Stored data
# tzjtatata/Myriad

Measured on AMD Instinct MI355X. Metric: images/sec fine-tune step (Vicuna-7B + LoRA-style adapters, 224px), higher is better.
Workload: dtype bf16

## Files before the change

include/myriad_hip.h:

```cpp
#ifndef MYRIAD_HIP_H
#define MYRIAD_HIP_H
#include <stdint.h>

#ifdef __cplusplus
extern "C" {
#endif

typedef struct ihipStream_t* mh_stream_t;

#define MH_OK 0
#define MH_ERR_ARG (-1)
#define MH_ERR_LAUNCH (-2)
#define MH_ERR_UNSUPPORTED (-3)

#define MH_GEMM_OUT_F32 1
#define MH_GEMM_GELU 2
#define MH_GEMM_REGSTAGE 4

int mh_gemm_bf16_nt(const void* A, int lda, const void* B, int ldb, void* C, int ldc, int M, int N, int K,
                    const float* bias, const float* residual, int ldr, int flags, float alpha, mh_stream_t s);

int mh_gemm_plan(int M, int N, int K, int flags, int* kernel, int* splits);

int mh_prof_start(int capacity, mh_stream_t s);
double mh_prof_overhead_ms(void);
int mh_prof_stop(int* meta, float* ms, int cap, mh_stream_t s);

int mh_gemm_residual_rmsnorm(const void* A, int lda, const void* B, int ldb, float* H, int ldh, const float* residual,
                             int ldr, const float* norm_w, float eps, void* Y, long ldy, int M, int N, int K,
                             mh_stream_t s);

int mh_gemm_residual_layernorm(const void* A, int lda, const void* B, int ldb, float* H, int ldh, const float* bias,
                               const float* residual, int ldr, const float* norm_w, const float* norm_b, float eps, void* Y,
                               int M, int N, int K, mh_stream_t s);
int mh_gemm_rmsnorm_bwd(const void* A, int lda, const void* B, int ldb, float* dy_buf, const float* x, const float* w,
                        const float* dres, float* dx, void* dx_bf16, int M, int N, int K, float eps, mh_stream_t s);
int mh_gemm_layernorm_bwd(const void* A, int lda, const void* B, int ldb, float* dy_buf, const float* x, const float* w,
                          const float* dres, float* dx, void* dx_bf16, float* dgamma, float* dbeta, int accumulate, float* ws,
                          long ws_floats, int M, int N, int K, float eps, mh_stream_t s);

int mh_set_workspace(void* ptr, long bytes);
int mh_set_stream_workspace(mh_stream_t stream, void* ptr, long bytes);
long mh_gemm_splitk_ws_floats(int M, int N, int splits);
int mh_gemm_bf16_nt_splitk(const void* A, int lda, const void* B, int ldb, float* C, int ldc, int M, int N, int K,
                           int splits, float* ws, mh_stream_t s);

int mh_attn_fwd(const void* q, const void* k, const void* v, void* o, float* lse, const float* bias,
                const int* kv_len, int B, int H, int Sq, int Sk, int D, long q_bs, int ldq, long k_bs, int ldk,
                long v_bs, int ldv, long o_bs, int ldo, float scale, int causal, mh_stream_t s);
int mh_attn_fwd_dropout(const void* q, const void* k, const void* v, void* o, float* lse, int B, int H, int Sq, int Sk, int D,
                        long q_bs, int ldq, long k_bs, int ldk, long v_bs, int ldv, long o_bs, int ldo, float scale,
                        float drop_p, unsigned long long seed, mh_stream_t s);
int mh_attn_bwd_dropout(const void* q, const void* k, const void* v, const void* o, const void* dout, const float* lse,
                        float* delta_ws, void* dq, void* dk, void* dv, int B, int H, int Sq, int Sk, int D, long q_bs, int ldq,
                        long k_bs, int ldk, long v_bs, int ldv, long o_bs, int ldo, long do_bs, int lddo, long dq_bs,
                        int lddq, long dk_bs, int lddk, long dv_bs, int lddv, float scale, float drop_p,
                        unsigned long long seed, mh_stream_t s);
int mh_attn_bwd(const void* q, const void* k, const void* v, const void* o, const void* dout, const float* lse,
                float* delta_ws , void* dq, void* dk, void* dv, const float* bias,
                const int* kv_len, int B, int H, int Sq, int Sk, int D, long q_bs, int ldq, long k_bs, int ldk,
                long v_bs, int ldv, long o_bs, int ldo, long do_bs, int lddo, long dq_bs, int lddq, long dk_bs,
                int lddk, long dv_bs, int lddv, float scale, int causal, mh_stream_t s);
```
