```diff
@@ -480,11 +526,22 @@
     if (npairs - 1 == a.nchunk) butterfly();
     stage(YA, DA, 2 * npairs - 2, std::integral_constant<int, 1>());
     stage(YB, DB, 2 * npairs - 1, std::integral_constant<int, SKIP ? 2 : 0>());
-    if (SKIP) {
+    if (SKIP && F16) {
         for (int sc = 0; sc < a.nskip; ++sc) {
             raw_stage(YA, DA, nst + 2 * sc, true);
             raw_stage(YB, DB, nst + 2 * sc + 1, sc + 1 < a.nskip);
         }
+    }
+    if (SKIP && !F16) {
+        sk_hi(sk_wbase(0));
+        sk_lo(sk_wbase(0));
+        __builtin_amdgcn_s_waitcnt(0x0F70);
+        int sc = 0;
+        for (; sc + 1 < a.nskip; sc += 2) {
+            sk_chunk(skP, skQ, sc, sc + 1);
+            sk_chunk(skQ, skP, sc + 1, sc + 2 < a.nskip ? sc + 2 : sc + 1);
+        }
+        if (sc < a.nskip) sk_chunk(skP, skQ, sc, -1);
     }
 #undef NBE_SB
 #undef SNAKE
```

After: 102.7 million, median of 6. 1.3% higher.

### About this task
Go through the data above and count the lines that hold "include". Respond with the number and no other words.

### Answer to the exercise
2